_AIM OF THE EXERCISE_
Which lines in the data contain the word "rect"? Please copy each of them.

Stored data
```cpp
#define GS_TILE 16
#define GS_BLOCK 256
#define GS_CHUNK_S 2048
#define GS_CHUNK_L 4096
#ifndef GS_RADIX_LARGE_N
#define GS_RADIX_LARGE_N (3u << 20)
#endif
#define GS_RADIX_MAX_BINS 512
#define GS_TOUCH_PRIVATE_WORDS 16u
#define GS_STATUS_RING 64u
#define GS_NEED_WORDS 32u
// ... 157 lines not shown
    uint32_t *hist;  size_t hist_cap;
    uint32_t *radix_aux; size_t aux_cap;
    uint32_t *spine; size_t spine_cap;
    uint32_t *msd_grp; size_t msd_grp_cap;
    uint32_t *msd_tab;

    gsm::Projected *proj;
    uint2 *rect;
    uint32_t *tile_count;
    uint2 *emit_extra;
    float *zwin;
    float *scene_depth; uint32_t *scene_rgba; int scene_w, scene_h;
    uint2 *pair_a, *pair_b; size_t pair_cap;
    uint32_t blend_split_min;
    uint32_t pair_hint;
    uint32_t run_hint;
    uint32_t *row_cnt; size_t row_cnt_cap;
    uint2 *row_tot; size_t row_tot_cap;
    int *seg_diff;
    int bin_mode;
    int subtile_opt;
    int row_walk_opt;
    int seg_count_opt;
    uint32_t last_pairs, last_visible;
    uint2 *tile_range; size_t tile_cap;
    uint8_t *fb; size_t fb_cap;
    uint8_t *surf_buf; size_t surf_cap;
    struct GsComm *comm;
    uint8_t *gstage; size_t gstage_cap;
    uint8_t *gframe[2]; size_t gframe_cap[2];
    int gviews, gw[2], gh[2];
    float4 *state; size_t state_cap;
    uint32_t *unsat_mask; size_t mask_cap;
    GsShare share;
    GsShareLane share_lane;
    unsigned long long *part_min, *part_max;
    uint32_t *part_cnt, *part_valid, *part_vis;
    GsControl *ctl;
    GsControl *ctl_host;

    bool profile;
    bool profile_blend_only;
    uint32_t profile_every;
    uint32_t profile_tick;
    uint32_t record_staged;
    bool wide_pairs;
// ... 111 lines not shown
```

### aframe-gaussian-splatting_amd/csrc/gs_render.hip

```cpp
#include "gs_internal.h"
#include "gs_sh.h"

namespace {

#define GS_DPP_ADD(V, CTRL, ROWS) (V) += (uint32_t)__builtin_amdgcn_update_dpp(0, (int)(V), (CTRL), (ROWS), 0xF, false)
__device__ __forceinline__ uint32_t row16_sum(uint32_t v)
{
#ifdef GS_DEBUG_DPP_MAX
    const uint32_t v0_ = v;
#endif
    GS_DPP_ADD(v, 0xB1, 0xF);
    GS_DPP_ADD(v, 0x4E, 0xF);
    GS_DPP_ADD(v, 0x141, 0xF);
    GS_DPP_ADD(v, 0x140, 0xF);
#ifdef GS_DEBUG_DPP_MAX
    { uint32_t c = v0_; for (int m = 8; m >= 1; m >>= 1) c += __shfl_xor(c, m, 16); if (c != v) __builtin_trap(); }
#endif
    return v;
}
__device__ __forceinline__ uint32_t wave_sum(uint32_t v)
{
#ifdef GS_DEBUG_DPP_MAX
    uint32_t c_ = v; for (int m = 32; m >= 1; m >>= 1) c_ += __shfl_xor(c_, m, 64);
#endif
// ... 596 lines not shown
    __syncthreads();
    if (tid == 0) {
        const uint32_t total = I > 0xFFFFFFFFull ? 0xFFFFFFFFu : (uint32_t)I;
        ctl->vis_total = 0; ctl->n_emit_extra = 0;
        ctl->n_runs = (ROUND == 0 ? 0u : ctl->n_runs) + runs;
        if (ROUND == 0) { ctl->n_visible = 0; ctl->n_pairs_frame = 0; ctl->want_frame = 0; }
        else { ctl->unsat_round0 = ctl->unsat_count; if (ctl->unsat_count) ctl->unsat_events += 1; }
        ctl->j_lo = j_lo; ctl->j_hi = j_hi;
        ctl->scan_total = total;
        ctl->want_frame = (ctl->want_frame + total < total) ? 0xFFFFFFFFu : ctl->want_frame + total;
        if (ctl->want_frame > ctl->max_total) ctl->max_total = ctl->want_frame;
        if (total > pair_cap) { ctl->pair_overflow = 1; ctl->overflow_sticky = 1; ctl->n_pairs = 0; }
        else if (ROUND == 0) { ctl->pair_overflow = 0; ctl->n_pairs = total; }
        else ctl->n_pairs = ctl->pair_overflow ? 0u : total;
        ctl->n_visible += s_vis; ctl->n_pairs_frame += ctl->n_pairs;
        if (ROUND == 0 && near_count != 0xFFFFFFFFu) ctl->unsat_count = 0;
        if (last_round) {
            ctl->acc_frames += 1; ctl->acc_sorted += ctl->n_kept; ctl->acc_visible += ctl->n_visible; ctl->acc_pairs += ctl->n_pairs_frame;
        }
    }
    __syncthreads();
}

template <int ROUND>
__device__ __forceinline__ void k_emit_runs_body(const gsm::Projected *__restrict__ proj, const uint2 *__restrict__ rect,
                                                 const uint32_t *__restrict__ tile_count, const uint32_t *__restrict__ row_cnt,
                                                 const uint2 *__restrict__ row_tot, const GsFrameUniforms &u,
                                                 uint32_t *__restrict__ run_geom, uint32_t *__restrict__ run_ref,
                                                 const uint32_t *__restrict__ mask, GsControl *ctl, uint32_t pair_cap, uint2 *__restrict__ row_runs,
                                                 const uint32_t *__restrict__ part_vis, uint32_t nparts, int last_round)
{
    __shared__ float s_rec[GS_BLOCK][6];
    __shared__ uint32_t s_rows[GS_BLOCK], s_t[GS_BLOCK];
    __shared__ unsigned long long s_m[GS_BLOCK][4];
    __shared__ uint32_t s_rowrun[GS_BLOCK + 1], s_rowpair[GS_BLOCK + 1], s_base[GS_BLOCK];
    __shared__ uint32_t s_nbig, s_nmid;
    __shared__ unsigned long long s_p[4];
    const uint32_t tid = threadIdx.x;
    const int lane = threadIdx.x & 63, w = threadIdx.x >> 6;
    const uint32_t tiles_y = (uint32_t)u.tiles_y;
    const unsigned long long I = row_prefixes<false>(row_tot, tiles_y, s_rowrun, s_rowpair, nullptr, s_p);
    uint32_t j_lo, j_hi;
    round_range<ROUND>(ctl, u.near_count, j_lo, j_hi);
    const bool overflow = I > pair_cap || (ROUND == 1 && ctl->pair_overflow);
    if (blockIdx.x == 0) {
        round_books<ROUND>(ctl, I, s_rowrun[GS_BLOCK], j_lo, j_hi, u.near_count, part_vis, nparts, last_round, pair_cap);
        if (ROUND == 0 && tid < tiles_y) row_runs[tid] = make_uint2(s_rowrun[tid], overflow ? 0u : s_rowrun[tid + 1] - s_rowrun[tid]);
    }
    if (overflow) return;
    const uint32_t nchunks = (j_hi - j_lo + GS_BLOCK - 1) / GS_BLOCK;
    for (uint32_t c = blockIdx.x; c < nchunks; c += gridDim.x) {
        s_m[tid][0] = 0ull; s_m[tid][1] = 0ull; s_m[tid][2] = 0ull; s_m[tid][3] = 0ull;
        if (tid == 0) { s_nbig = 0; s_nmid = 0; }
        if (tid < tiles_y) s_base[tid] = s_rowrun[tid] + row_cnt[(size_t)tid * u.rc_stride + c];
        __syncthreads();
        const uint32_t j = j_lo + c * GS_BLOCK + tid;
        const uint32_t cnt = j < j_hi ? tile_count[j] : 0u;
        bool own = false;
        uint32_t ty0 = 0, ty1 = 0;
        gsm::Projected p;
        p.cx = p.cy = p.ax = p.ay = p.bx = p.by = 0.0f;
        uint32_t own_runs = 0, own_present = 0;
        if (cnt) {
            const uint2 rc = rect[j];
            if (rc.x & (1u << 14)) {
                own = true;
                ty0 = rc.x >> 16; ty1 = ty0 + ((rc.x >> 15) & 1u);
                own_runs = rc.y; own_present = (rc.x >> 12) & 3u;
            } else {
                const float4 *src = reinterpret_cast<const float4 *>(proj + j);
                const float4 ra = src[0]; const float2 rb = *reinterpret_cast<const float2 *>(src + 1);
                p.cx = ra.x; p.cy = ra.y; p.ax = ra.z; p.ay = ra.w; p.bx = rb.x; p.by = rb.y;
                ty0 = rc.x >> 16; ty1 = rc.y >> 16;
                const uint32_t q = (ty1 - ty0 >= 16) ? (GS_BLOCK - 1u - atomicAdd(&s_nbig, 1u)) : atomicAdd(&s_nmid, 1u);
                s_rec[q][0] = p.cx; s_rec[q][1] = p.cy; s_rec[q][2] = p.ax; s_rec[q][3] = p.ay; s_rec[q][4] = p.bx; s_rec[q][5] = p.by;
                s_rows[q] = ty0 | (ty1 << 16); s_t[q] = tid;
            }
        }
        __syncthreads();
        const uint32_t nmid = s_nmid, nbig = s_nbig;
#define GS_RUN_ONE(PP, EE, T, TY, FN) do { uint32_t a_, n_;                                                                       \
            gsm::splat_tile_row(PP, EE, (int)(TY), u.H, u.x0, u.x1b, a_, n_);                                                     \
            if (n_ && (ROUND == 0 || mask_count(mask + (TY) * u.mask_words, a_, n_))) { FN((T), (TY), a_, n_); } } while (0)
#define GS_RUN_PASS(FN) do {                                                                                                      \
            if (own) {                                                                                                            \
                for (uint32_t ty = ty0; ty <= ty1; ty++) if ((own_present >> (ty - ty0)) & 1u) {                                  \
                    const uint32_t r_ = own_runs >> (16u * (ty - ty0)), a_ = r_ & 0xFFu, n_ = ((r_ >> 8) & 0xFFu) + 1u;           \
                    if (ROUND == 0 || mask_count(mask + ty * u.mask_words, a_, n_)) { FN(tid, ty, a_, n_); } } }                  \
            for (uint32_t mi = (uint32_t)w * 4u + ((uint32_t)lane >> 4); mi < nmid; mi += 16u) {                                  \
                gsm::Projected q;                                                                                                 \
                q.cx = s_rec[mi][0]; q.cy = s_rec[mi][1]; q.ax = s_rec[mi][2]; q.ay = s_rec[mi][3]; q.bx = s_rec[mi][4]; q.by = s_rec[mi][5]; \
                gsm::EllipseRows e; gsm::ellipse_rows_setup(q, e);                                                                \
                const uint32_t ty = (s_rows[mi] & 0xFFFFu) + ((uint32_t)lane & 15u);                                              \
                if (ty <= (s_rows[mi] >> 16)) GS_RUN_ONE(q, e, s_t[mi], ty, FN); }                                                \
            for (uint32_t bq = (uint32_t)w; bq < nbig; bq += 4u) {                                                                \
                const uint32_t bi = GS_BLOCK - 1u - bq;                                                                           \
                gsm::Projected q;                                                                                                 \
                q.cx = s_rec[bi][0]; q.cy = s_rec[bi][1]; q.ax = s_rec[bi][2]; q.ay = s_rec[bi][3]; q.bx = s_rec[bi][4]; q.by = s_rec[bi][5]; \
                gsm::EllipseRows e; gsm::ellipse_rows_setup(q, e);                                                                \
                for (uint32_t ty = (s_rows[bi] & 0xFFFFu) + (uint32_t)lane; ty <= (s_rows[bi] >> 16); ty += 64u) GS_RUN_ONE(q, e, s_t[bi], ty, FN); } \
        } while (0)
#define GS_RUN_MARK(T, TY, A, N) atomicOr(&s_m[TY][(T) >> 6], 1ull << ((T) & 63u))
        GS_RUN_PASS(GS_RUN_MARK);
        __syncthreads();
#define GS_RUN_WRITE(T, TY, A, N) do { const uint32_t wq_ = (T) >> 6;                                                             \
            uint32_t rank_ = (uint32_t)__popcll(s_m[TY][wq_] & ((1ull << ((T) & 63u)) - 1ull));                                   \
            for (uint32_t k_ = 0; k_ < wq_; k_++) rank_ += (uint32_t)__popcll(s_m[TY][k_]);                                       \
            const uint32_t slot_ = s_base[TY] + rank_;                                                                            \
            run_geom[slot_] = (A) | ((N) << 16); run_ref[slot_] = j_lo + c * GS_BLOCK + (T); } while (0)
        GS_RUN_PASS(GS_RUN_WRITE);
#undef GS_RUN_WRITE
#undef GS_RUN_MARK
#undef GS_RUN_PASS
#undef GS_RUN_ONE
        __syncthreads();
    }
}
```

_PROBLEM SOLUTION_
    uint2 *rect;
__device__ __forceinline__ void k_emit_runs_body(const gsm::Projected *__restrict__ proj, const uint2 *__restrict__ rect,
            const uint2 rc = rect[j];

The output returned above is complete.